Which lines in the entries below contain the string "while"? Show each of them in full.
--- Record set Enclosed Below ---
@@ -30,12 +34,24 @@
             if (kb < nkb) {
                 const int64_t off = ((int64_t)rb * nkb + kb) * 256 + lane * 4;
                 if (upd) {
+                    int dq = lg * SDp + rb * 16 + l15;
+                    if constexpr (DBL) asm volatile("" : "+v"(dq));
+                    if constexpr (DBL) {
+                        f32x4 accp = {0.f, 0.f, 0.f, 0.f};
+                        DW_BATCH_LOOP(MB, nj, accp = MFMA16(xp[(4 * j + lg) * ST + kb * 16 + l15], dyp[dq + 4 * j * SDp], accp))
+                        f32x4 w = w4[u], m = m4[u], v = v4[u];
+                        adam4(w, m, v, accp * gsc, ss_p, bc2s_p, a_w1, a_b2, a_w2, a_eps, a_wd);
+                        w4[u] = w; m4[u] = m; v4[u] = v;
+                        __builtin_amdgcn_sched_barrier(0);
+                    }
                     f32x4 acc = {0.f, 0.f, 0.f, 0.f};
-                    DW_BATCH_LOOP(MB, (COH ? MB * 4 : nj), acc = MFMA16(xt[(4 * j + lg) * ST + kb * 16 + l15], dyf[j], acc))
+                    if constexpr (DBL) { DW_BATCH_LOOP(MB, nj, acc = MFMA16(xt[(4 * j + lg) * ST + kb * 16 + l15], dyc[dq + 4 * j * SDp], acc)) }
+                    else { DW_BATCH_LOOP(MB, (COH ? MB * 4 : nj), acc = MFMA16(xt[(4 * j + lg) * ST + kb * 16 + l15], dyf[j], acc)) }
                     { f32x4 w = w4[u], m = m4[u], v = v4[u];
                       adam4(w, m, v, acc * gsc, a_ss, a_bc2s, a_w1, a_b2, a_w2, a_eps, a_wd);
                       w4[u] = w; m4[u] = m; v4[u] = v; }
-                    if (NT) {
+                    if (!COH && !DBL && !store) {
+                    } else if (NT) {
                         __builtin_nontemporal_store(w4[u], reinterpret_cast<f32x4*>(Wp + off));
                         __builtin_nontemporal_store(m4[u], reinterpret_cast<f32x4*>(Mp + off));
                         __builtin_nontemporal_store(v4[u], reinterpret_cast<f32x4*>(Vp + off));
@@ -90,6 +106,10 @@
     const char* gather;
     int64_t g_cand_stride, g_par_stride;
     int32_t g_par_t, g_par_n;
+    int32_t mode, g_par_p;
+    int64_t pos_p, sb_dy_prev;
+    int32_t base_p, nvalid_p;
+    float ss_p, bc2s_p;
 };
 
 __device__ __forceinline__ int64_t gather_tap_off(const Geo& g, const int kind, const int tap, const int eb) {
@@ -175,7 +195,7 @@
 #define SW_END_STAMP() do { } while (0)
 #define SW_UNIT_STAMP(k) do { } while (0)
 #endif
-template <int MB, bool NT, int U, bool COH = false>
+template <int MB, bool NT, int U, bool COH = false, bool DEFER = !COH>
 __device__ __forceinline__ void sweep_body(const SweepArgs& a, const SweepStep& st, const int bid, float* lds) {
     const SegDesc d = a.desc[bid];
     const CandDev& cd = a.cands[d.cand];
--- End of Enclosed Record set ---
Result:
 #define SW_END_STAMP() do { } while (0)
 #define SW_UNIT_STAMP(k) do { } while (0)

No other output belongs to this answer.